_YOUR OBJECTIVE:_ The string "rfft" appears in some lines of the data. Report how many, with no other words.

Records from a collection
[Start of section]

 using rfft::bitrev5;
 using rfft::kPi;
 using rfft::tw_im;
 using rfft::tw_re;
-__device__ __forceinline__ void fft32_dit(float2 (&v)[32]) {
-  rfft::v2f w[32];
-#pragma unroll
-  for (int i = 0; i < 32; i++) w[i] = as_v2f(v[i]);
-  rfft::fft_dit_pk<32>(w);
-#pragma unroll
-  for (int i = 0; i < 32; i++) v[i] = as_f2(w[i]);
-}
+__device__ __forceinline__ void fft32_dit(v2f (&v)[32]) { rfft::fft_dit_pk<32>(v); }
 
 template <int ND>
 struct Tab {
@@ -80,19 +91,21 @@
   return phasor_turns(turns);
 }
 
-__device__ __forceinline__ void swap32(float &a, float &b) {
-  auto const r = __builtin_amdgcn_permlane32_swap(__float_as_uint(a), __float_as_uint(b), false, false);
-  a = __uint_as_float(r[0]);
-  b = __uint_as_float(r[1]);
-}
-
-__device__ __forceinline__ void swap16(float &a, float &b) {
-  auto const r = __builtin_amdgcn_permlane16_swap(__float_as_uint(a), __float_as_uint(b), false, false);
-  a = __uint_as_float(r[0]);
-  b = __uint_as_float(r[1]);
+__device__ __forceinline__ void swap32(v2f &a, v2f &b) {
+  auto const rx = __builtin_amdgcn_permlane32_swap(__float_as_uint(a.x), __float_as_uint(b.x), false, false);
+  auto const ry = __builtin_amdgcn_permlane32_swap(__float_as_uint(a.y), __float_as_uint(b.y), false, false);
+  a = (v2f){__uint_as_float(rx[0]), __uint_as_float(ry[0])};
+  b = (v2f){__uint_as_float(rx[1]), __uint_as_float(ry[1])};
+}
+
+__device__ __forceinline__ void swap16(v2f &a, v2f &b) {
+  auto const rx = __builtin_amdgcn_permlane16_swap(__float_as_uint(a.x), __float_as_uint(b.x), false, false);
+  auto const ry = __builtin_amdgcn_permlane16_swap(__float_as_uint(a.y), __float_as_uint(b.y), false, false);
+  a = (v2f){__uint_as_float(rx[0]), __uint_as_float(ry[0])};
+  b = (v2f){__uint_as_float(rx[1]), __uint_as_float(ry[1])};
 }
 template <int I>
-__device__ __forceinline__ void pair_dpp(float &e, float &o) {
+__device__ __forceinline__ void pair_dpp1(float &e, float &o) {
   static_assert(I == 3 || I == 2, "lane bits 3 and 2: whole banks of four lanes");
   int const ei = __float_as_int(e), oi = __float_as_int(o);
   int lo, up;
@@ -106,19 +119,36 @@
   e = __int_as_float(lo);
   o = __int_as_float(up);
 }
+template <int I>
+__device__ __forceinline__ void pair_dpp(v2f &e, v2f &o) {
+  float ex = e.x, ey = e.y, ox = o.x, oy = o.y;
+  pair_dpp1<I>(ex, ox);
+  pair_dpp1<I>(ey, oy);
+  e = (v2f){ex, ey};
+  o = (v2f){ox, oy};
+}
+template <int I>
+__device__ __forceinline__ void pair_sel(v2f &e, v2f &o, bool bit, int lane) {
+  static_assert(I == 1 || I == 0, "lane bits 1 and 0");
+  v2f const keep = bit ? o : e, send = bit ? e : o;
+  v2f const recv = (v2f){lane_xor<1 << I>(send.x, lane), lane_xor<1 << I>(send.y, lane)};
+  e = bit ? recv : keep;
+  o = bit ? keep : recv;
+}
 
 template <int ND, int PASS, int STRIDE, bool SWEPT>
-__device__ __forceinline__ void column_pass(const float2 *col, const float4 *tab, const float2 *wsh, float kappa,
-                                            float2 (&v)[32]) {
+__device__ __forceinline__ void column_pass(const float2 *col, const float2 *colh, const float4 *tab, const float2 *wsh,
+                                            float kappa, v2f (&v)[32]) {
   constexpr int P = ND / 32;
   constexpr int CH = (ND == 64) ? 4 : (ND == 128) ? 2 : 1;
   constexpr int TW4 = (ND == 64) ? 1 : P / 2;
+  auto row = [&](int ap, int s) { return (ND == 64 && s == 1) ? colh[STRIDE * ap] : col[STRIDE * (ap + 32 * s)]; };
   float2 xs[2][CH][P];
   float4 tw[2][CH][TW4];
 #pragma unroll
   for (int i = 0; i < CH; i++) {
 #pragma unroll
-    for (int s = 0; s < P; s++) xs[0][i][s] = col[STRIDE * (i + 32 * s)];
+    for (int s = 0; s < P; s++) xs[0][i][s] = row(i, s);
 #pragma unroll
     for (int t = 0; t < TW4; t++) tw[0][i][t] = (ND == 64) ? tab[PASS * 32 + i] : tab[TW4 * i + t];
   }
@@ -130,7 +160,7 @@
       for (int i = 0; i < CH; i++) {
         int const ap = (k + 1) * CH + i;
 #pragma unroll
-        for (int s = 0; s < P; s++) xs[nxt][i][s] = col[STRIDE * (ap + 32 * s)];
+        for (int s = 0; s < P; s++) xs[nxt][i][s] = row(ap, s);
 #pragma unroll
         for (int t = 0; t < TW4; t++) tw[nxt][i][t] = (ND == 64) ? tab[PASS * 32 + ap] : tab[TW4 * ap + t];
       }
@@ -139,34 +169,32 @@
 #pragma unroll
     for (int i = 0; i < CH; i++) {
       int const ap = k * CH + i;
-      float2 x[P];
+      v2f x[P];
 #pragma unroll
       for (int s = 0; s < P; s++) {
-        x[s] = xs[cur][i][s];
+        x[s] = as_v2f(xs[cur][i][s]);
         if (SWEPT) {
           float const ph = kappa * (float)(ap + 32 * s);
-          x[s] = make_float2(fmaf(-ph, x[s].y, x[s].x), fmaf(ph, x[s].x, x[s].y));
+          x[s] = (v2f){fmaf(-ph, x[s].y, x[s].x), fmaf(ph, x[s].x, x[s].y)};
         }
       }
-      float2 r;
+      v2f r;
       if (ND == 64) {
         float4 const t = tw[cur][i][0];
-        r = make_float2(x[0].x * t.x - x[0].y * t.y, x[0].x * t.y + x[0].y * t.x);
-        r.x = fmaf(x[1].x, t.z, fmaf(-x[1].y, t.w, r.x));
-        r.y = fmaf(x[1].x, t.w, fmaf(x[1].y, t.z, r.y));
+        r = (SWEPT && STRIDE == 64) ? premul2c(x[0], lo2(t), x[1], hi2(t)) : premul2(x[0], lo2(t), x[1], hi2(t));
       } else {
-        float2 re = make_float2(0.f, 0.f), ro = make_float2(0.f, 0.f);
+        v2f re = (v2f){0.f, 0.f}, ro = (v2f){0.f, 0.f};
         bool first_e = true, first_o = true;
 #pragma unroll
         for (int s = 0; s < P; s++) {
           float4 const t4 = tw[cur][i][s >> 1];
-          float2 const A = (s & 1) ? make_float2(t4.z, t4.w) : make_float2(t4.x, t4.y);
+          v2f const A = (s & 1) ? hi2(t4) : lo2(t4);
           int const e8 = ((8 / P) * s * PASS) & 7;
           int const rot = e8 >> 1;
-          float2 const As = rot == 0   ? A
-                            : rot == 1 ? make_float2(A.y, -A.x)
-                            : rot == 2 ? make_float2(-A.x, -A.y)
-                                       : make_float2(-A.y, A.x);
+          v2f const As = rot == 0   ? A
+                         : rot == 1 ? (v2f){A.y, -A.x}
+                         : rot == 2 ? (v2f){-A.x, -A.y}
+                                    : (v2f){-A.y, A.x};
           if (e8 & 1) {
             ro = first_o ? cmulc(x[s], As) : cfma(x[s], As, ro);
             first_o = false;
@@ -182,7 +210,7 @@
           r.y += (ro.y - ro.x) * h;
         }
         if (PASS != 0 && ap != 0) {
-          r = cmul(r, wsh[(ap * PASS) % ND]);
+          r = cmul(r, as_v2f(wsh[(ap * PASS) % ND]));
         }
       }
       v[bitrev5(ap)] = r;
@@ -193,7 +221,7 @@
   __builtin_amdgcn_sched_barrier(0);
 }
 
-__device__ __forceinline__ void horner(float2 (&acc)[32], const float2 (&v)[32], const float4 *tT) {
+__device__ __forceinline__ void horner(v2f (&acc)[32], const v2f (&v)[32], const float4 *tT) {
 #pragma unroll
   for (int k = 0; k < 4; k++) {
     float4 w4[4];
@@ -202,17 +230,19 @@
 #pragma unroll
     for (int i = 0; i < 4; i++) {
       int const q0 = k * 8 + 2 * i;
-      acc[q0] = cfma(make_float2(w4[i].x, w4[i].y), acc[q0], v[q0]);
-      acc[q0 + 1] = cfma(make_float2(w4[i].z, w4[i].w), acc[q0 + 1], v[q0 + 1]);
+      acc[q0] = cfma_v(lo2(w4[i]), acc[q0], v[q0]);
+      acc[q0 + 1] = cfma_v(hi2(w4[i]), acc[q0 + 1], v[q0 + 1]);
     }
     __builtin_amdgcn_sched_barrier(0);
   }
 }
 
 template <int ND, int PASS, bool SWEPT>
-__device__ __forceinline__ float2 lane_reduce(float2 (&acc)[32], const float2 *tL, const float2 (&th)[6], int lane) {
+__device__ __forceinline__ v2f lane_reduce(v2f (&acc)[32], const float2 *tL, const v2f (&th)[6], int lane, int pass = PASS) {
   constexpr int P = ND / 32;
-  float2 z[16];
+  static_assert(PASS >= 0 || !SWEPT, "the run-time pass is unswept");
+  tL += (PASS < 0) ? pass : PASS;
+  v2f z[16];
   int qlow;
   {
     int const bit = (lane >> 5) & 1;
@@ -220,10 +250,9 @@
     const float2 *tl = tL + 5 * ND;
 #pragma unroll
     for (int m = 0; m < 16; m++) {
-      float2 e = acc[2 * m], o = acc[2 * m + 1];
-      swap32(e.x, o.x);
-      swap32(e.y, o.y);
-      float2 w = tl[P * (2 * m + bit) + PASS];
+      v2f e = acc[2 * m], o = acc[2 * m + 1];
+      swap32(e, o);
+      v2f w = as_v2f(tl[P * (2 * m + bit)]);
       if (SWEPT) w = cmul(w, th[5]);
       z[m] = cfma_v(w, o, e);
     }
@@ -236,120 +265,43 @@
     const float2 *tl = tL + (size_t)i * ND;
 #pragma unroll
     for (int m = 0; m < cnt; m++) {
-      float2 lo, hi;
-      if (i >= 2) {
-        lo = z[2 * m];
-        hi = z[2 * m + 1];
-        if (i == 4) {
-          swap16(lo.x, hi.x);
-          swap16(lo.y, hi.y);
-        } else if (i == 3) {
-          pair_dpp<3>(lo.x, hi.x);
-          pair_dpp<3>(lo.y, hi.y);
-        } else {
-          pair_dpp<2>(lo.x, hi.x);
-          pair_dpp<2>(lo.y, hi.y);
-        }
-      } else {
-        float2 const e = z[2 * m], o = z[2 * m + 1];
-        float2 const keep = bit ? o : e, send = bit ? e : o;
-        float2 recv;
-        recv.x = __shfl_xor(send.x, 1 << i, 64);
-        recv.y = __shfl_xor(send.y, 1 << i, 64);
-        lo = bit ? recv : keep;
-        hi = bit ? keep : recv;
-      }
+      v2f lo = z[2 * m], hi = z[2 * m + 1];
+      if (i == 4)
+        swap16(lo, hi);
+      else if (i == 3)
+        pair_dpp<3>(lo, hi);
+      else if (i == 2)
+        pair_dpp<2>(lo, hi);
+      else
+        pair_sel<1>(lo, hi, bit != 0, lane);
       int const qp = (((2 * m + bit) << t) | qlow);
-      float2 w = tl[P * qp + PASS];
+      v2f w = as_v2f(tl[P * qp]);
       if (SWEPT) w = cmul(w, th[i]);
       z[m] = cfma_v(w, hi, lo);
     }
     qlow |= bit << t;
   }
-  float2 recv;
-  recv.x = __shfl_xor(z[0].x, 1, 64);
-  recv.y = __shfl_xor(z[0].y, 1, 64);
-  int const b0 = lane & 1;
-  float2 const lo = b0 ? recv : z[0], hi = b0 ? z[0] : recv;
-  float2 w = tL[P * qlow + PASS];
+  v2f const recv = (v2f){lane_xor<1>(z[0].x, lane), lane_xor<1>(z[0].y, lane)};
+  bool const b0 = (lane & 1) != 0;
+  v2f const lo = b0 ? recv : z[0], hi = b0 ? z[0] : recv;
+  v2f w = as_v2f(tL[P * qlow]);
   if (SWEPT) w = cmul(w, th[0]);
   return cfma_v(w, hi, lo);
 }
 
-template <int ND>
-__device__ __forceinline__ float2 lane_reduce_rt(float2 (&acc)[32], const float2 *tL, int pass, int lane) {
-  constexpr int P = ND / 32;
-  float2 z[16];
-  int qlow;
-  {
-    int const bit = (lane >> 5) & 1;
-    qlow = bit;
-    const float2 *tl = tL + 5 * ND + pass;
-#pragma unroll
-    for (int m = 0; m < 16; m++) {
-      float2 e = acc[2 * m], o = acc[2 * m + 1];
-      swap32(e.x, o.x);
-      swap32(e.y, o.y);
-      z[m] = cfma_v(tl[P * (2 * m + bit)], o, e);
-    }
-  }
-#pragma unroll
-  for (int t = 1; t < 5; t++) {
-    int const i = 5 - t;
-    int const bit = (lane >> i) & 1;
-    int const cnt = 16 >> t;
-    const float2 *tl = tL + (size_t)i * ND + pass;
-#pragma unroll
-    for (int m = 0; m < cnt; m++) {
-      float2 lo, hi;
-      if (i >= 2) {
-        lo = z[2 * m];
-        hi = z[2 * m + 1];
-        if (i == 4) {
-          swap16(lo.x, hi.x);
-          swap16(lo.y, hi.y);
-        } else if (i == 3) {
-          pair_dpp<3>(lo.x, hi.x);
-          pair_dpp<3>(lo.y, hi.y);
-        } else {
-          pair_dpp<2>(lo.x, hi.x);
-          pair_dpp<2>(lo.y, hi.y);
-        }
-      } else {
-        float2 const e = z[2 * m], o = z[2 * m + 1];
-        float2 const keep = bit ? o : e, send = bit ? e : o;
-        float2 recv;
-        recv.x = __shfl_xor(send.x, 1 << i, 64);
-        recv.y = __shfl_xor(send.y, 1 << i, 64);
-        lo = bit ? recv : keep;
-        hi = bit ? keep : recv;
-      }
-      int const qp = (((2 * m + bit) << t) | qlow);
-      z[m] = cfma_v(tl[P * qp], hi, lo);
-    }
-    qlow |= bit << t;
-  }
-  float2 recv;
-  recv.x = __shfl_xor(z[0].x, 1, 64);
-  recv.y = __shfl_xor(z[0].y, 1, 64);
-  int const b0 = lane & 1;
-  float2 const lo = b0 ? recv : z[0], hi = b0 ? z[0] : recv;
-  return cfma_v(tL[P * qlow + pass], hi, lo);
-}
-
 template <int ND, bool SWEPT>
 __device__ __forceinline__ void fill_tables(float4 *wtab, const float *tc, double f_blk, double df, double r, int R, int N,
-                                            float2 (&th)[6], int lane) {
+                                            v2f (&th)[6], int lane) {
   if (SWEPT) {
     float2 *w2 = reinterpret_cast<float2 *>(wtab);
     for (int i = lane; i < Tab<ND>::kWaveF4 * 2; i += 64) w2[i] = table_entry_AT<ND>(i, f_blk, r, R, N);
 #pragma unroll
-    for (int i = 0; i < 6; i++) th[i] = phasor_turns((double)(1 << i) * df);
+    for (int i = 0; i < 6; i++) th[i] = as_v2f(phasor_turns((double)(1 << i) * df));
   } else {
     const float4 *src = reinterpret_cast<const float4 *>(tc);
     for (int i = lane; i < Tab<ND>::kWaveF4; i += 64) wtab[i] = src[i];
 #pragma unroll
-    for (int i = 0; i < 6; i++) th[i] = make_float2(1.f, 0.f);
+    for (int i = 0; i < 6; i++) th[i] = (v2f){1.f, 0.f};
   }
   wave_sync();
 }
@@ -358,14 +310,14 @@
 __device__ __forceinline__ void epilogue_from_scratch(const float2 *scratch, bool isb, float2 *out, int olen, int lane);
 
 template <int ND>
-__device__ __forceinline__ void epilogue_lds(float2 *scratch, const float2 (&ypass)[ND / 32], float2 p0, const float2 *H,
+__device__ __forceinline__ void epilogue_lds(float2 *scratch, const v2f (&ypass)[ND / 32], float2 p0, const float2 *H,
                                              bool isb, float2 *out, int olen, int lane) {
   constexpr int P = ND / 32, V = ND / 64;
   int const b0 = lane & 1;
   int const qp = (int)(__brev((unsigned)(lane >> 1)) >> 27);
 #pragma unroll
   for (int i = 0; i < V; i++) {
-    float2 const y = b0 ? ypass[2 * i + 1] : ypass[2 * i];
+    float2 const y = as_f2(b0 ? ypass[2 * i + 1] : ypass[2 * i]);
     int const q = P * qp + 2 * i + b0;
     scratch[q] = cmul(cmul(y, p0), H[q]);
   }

[End of section]

_ANSWER FOR THE TASK:_ 7